# New to the site



## nochevys (Jul 12, 2011)

Howdy All,
I'm new to the site but have been haunting my yard for the last 4 years.
I'm just starting to break into pneumatics. I have alot to learn about those but I'm working on it. I want to build a coffin banger or something similar. My 1st animated prop will be a FCG I completed earlier this year

I'm from upstate NY near Syracuse. I think about halloween all the time. When I see junk on the side of the road I try & see if I can incorporate that into a prop. 

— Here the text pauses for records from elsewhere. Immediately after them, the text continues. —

## Fuse small-candidate sort with hash dedupe and use DPP lane swaps in bitonic

The wave bitonic sort now exchanges lanes with DPP and permlane swaps in place of __shfl_xor, and kless becomes a branchless comparison. For the full layout, the cross-wave merge rank runs its binary searches over the three other waves in lockstep to expose more independent LDS loads. In the general path with at most 256 candidates, a fused sort_dedupe_regs uses an LDS hash table with atomicCAS/atomicMin to keep the first rank per object and bitmask popcounts to compact the top-k, replacing the separate dedupe_topk pass. This aims to cut selection latency and barriers, at the cost of atomic contention, hash probing, and reliance on gfx950 permlane builtins.

Result: no change. 790.7 billion (-0.7%).

```diff
diff --git a/spatialflink_amd/csrc/k_knn.hip b/spatialflink_amd/csrc/k_knn.hip
--- a/spatialflink_amd/csrc/k_knn.hip
+++ b/spatialflink_amd/csrc/k_knn.hip
@@ -319,6 +319,7 @@
 
 struct SelFull {
   static constexpr int kCap = 1024, kHBits = 11, kK = kMaxK;
+  static constexpr bool kLockstep = true;
   uint64_t sd[kCap], so[kCap];
   int64_t si[kCap];
   uint64_t rd[kK], ro[kK];
@@ -339,6 +340,7 @@
 };
 struct SelLite {
   static constexpr int kCap = 256, kHBits = 9, kK = 256;
+  static constexpr bool kLockstep = false;
   uint64_t sd[kCap], so[kCap];
   int64_t si[kCap];
   uint64_t rd[kK], ro[kK];
@@ -361,35 +363,84 @@
 static_assert(sizeof(SelLite) <= 29 * 1024, "fused kernel: 5 blocks per CU must fit the LDS");
 
 __device__ __forceinline__ bool kless(uint64_t ad, uint64_t ao, int64_t ai, uint64_t bd, uint64_t bo, int64_t bi) {
-  if (ad != bd) return ad < bd;
-  if (ao != bo) return ao < bo;
-  return ai < bi;
+  const bool dl = ad < bd, de = ad == bd, ol = ao < bo, oe = ao == bo, il = ai < bi;
+  return dl | (de & (ol | (oe & il)));
+}
+
+template <int CTRL>
+__device__ __forceinline__ uint32_t dpp_mov(uint32_t v) {
+  return (uint32_t)__builtin_amdgcn_mov_dpp((int)v, CTRL, 0xf, 0xf, true);
+}
+template <int STRIDE>
+__device__ __forceinline__ uint32_t lane_xor32(uint32_t v, int lane) {
+  constexpr int kQuadXor1 = 0xB1, kQuadXor2 = 0x4E, kQuadRev = 0x1B, kRowMirror = 0x140, kHalfMirror = 0x141;
+  if constexpr (STRIDE == 1) return dpp_mov<kQuadXor1>(v);
+  else if constexpr (STRIDE == 2) return dpp_mov<kQuadXor2>(v);
+  else if constexpr (STRIDE == 4) return dpp_mov<kQuadRev>(dpp_mov<kHalfMirror>(v));
+  else if constexpr (STRIDE == 8) return dpp_mov<kHalfMirror>(dpp_mov<kRowMirror>(v));
+  else if constexpr (STRIDE == 16) {
+    const auto r = __builtin_amdgcn_permlane16_swap(v, v, false, false);
+    return (lane & 16) ? r[0] : r[1];
+  } else {
+    static_assert(STRIDE == 32, "a wave has 64 lanes");
+    const auto r = __builtin_amdgcn_permlane32_swap(v, v, false, false);
+    return (lane & 32) ? r[0] : r[1];
+  }
+}
+template <int STRIDE>
+__device__ __forceinline__ uint64_t lane_xor(uint64_t v, int lane) {
+  return (uint64_t)lane_xor32<STRIDE>((uint32_t)(v >> 32), lane) << 32 | lane_xor32<STRIDE>((uint32_t)v, lane);
+}
+
+template <int SIZE, int STRIDE>
+__device__ __forceinline__ void bitonic_steps(uint64_t& d, uint64_t& o, int64_t& i, int lane) {
+  const uint64_t pd = lane_xor<STRIDE>(d, lane), po = lane_xor<STRIDE>(o, lane);
+  const int64_t pi = (int64_t)lane_xor<STRIDE>((uint64_t)i, lane);
+  const bool up = (lane & SIZE) == 0;
+  const bool lower = (lane & STRIDE) == 0;
+  const bool plt = kless(pd, po, pi, d, o, i);
+  if ((lower == up) ? plt : !plt) { d = pd; o = po; i = pi; }
+  if constexpr (STRIDE > 1) bitonic_steps<SIZE, STRIDE / 2>(d, o, i, lane);
 }
 
 __device__ __forceinline__ void wave_bitonic(uint64_t& d, uint64_t& o, int64_t& i) {
   const int lane = threadIdx.x & 63;
-#pragma unroll
-  for (int size = 2; size <= 64; size <<= 1) {
-#pragma unroll
-    for (int stride = size >> 1; stride > 0; stride >>= 1) {
-      const uint64_t pd = __shfl_xor(d, stride, 64), po = __shfl_xor(o, stride, 64);
-      const int64_t pi = __shfl_xor(i, stride, 64);
-      const bool up = (lane & size) == 0;
-      const bool lower = (lane & stride) == 0;
-      const bool plt = kless(pd, po, pi, d, o, i);
-      if ((lower == up) ? plt : !plt) { d = pd; o = po; i = pi; }
-    }
-  }
+  bitonic_steps<2, 1>(d, o, i, lane);
+  bitonic_steps<4, 2>(d, o, i, lane);
+  bitonic_steps<8, 4>(d, o, i, lane);
+  bitonic_steps<16, 8>(d, o, i, lane);
+  bitonic_steps<32, 16>(d, o, i, lane);
+  bitonic_steps<64, 32>(d, o, i, lane);
 }
 
 template <class LDS>
-__device__ void sort_regs(LDS& L, uint64_t d, uint64_t o, int64_t i) {
-  const int tid = threadIdx.x, lane = tid & 63, w = tid >> 6;
-  wave_bitonic(d, o, i);
-  L.rund[tid] = d; L.runo[tid] = o; L.runi[tid] = i;
-  __syncthreads();
-  if (i != INT64_MAX) {
-    int rank = lane;
+__device__ __forceinline__ int merged_rank(const LDS& L, uint64_t d, uint64_t o, int64_t i, int lane, int w) {
+  int rank = lane;
+  if constexpr (LDS::kLockstep) {
+    constexpr int kF = kSelT / 64 - 1;
+    int base[kF], lo[kF];
+    bool all[kF];
+#pragma unroll
+    for (int u = 0; u < kF; ++u) {
+      base[u] = 64 * ((w + 1 + u) & (kSelT / 64 - 1));
+      lo[u] = 0;
+      const int m = base[u] + 63;
+      all[u] = kless(L.rund[m], L.runo[m], L.runi[m], d, o, i);
+    }
+#pragma unroll
+    for (int step = 32; step > 0; step >>= 1) {
+      bool below[kF];
+#pragma unroll
+      for (int u = 0; u < kF; ++u) {
+        const int m = base[u] + lo[u] + step - 1;
+        below[u] = kless(L.rund[m], L.runo[m], L.runi[m], d, o, i);
+      }
+#pragma unroll
+      for (int u = 0; u < kF; ++u) lo[u] += below[u] ? step : 0;
+    }
+#pragma unroll
+    for (int u = 0; u < kF; ++u) rank += all[u] ? 64 : lo[u];
+  } else {
 #pragma unroll
     for (int v = 0; v < kSelT / 64; ++v) {
       if (v == w) continue;
@@ -402,9 +453,68 @@
       if (lo == 63 && kless(L.rund[64 * v + 63], L.runo[64 * v + 63], L.runi[64 * v + 63], d, o, i)) lo = 64;
       rank += lo;
     }
+  }
+  return rank;
+}
+
+template <class LDS>
+__device__ void sort_regs(LDS& L, uint64_t d, uint64_t o, int64_t i) {
+  const int tid = threadIdx.x, lane = tid & 63, w = tid >> 6;
+  wave_bitonic(d, o, i);
+  L.rund[tid] = d; L.runo[tid] = o; L.runi[tid] = i;
+  __syncthreads();
+  if (i != INT64_MAX) {
+    const int rank = merged_rank(L, d, o, i, lane, w);
     L.sd[rank] = d; L.so[rank] = o; L.si[rank] = i;
   }
   __syncthreads();
+}
+
+template <class LDS>
+__device__ int sort_dedupe_regs(LDS& L, uint64_t d, uint64_t o, int64_t i, int k) {
+  constexpr int kHB = 9, kH = 1 << kHB;
+  static_assert(kHB <= LDS::kHBits && kH >= 2 * kSelT, "load factor <= 1/2 inside the layout's table");
+  const int tid = threadIdx.x, lane = tid & 63, w = tid >> 6;
+  for (int s = tid; s < kH; s += kSelT) { L.hkey[s] = ~0ull; L.hpos[s] = 0xFFFFFFFFu; }
+  if (tid < 4) L.s_rng[tid] = 0ull;
+  if (tid == 0) L.s_maxpos = 0x7FFFFFFF;
+  wave_bitonic(d, o, i);
+  L.rund[tid] = d; L.runo[tid] = o; L.runi[tid] = i;
+  __syncthreads();
+  int rank = -1;
+  uint32_t slot = 0;
+  if (i != INT64_MAX) {
+    rank = merged_rank(L, d, o, i, lane, w);
+    if (o == ~0ull) {
+      atomicMin(&L.s_maxpos, rank);
+      slot = kH;
+    } else {
+      uint32_t h = (uint32_t)((o * 0x9E3779B97F4A7C15ull) >> (64 - kHB));
+      for (;;) {
+        const unsigned long long prev = atomicCAS((unsigned long long*)&L.hkey[h], ~0ull, o);
+        if (prev == ~0ull || prev == o) break;
+        h = (h + 1) & (kH - 1);
+      }
+      atomicMin(&L.hpos[h], (uint32_t)rank);
+      slot = h;
+    }
+  }
+  __syncthreads();
+  bool keep = false;
+  if (rank >= 0) keep = (slot == (uint32_t)kH) ? (L.s_maxpos == rank) : (L.hpos[slot] == (uint32_t)rank);
+  if (keep) atomicOr(&L.s_rng[rank >> 6], 1ull << (rank & 63));
+  __syncthreads();
+  int total = 0, pos = 0;
+#pragma unroll
+  for (int v = 0; v < kSelT / 64; ++v) {
+    const unsigned long long m = L.s_rng[v];
+    total += __popcll(m);
+    if (v < (rank >> 6)) pos += __popcll(m);
+    else if (v == (rank >> 6)) pos += __popcll(m & ((1ull << (rank & 63)) - 1ull));
+  }
+  if (keep && pos < k) { L.rd[pos] = d; L.ro[pos] = o; L.ri[pos] = i; }
+  __syncthreads();
+  return total < k ? total : k;
 }
 
 template <class LDS>
@@ -575,9 +685,16 @@
 
   if (!overflow && M <= kSelT) {
     const bool in = tid < M;
-    sort_regs(L, in ? dbits(dv[0]) : ~0ull, in ? okey(ov[0]) : ~0ull, in ? (int64_t)iv[0] : INT64_MAX);
-    GF_TR(4);
-    nres = dedupe_topk(L, (int)M, k);
+    const uint64_t kd = in ? dbits(dv[0]) : ~0ull, ko = in ? okey(ov[0]) : ~0ull;
+    const int64_t ki = in ? (int64_t)iv[0] : INT64_MAX;
+    if constexpr (GENERAL) {
+      GF_TR(4);
+      nres = sort_dedupe_regs(L, kd, ko, ki, k);
+    } else {
+      sort_regs(L, kd, ko, ki);
+      GF_TR(4);
+      nres = dedupe_topk(L, (int)M, k);
+    }
     done = true;
     GF_TR(5);
   } else if (!overflow) {
```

Thanks for letting me play on your site. Hope I get to know ya'll & don't annoy ya too bad...


----------



## Spooky1 (Aug 25, 2008)

Welcome to the forum.


----------



## Hauntiholik (May 17, 2006)

Welcome nochevys!


----------



## Lunatic (Oct 3, 2006)

Welcome to Haunt Forum Nochevys! It's nice to have you.


----------



## Frighteners Entertainment (Jan 24, 2006)

welcome


----------



## hedg12 (Jul 6, 2008)

Welcome!


----------



## Evil Queen (Mar 8, 2008)




----------



## CreeepyCathy (Mar 28, 2009)

hey & welcome!


----------



## niblique71 (Dec 2, 2009)

Welcome to the Chaos


----------



## spideranne (Jul 17, 2006)

Welcome!


----------



## goneferal (Sep 8, 2010)

Welcome, there are some great haunters here.


----------



## Goblin (Jun 3, 2009)




----------



## The Halloween Lady (Aug 18, 2010)




----------



## SPOOKY J (Nov 20, 2009)

Hello and Welcome!


----------



## Vlad (Aug 2, 2005)

Welcome to the forum, hope you don't mind I drive my beloved Astro van lol


----------



## langolier (May 21, 2011)




----------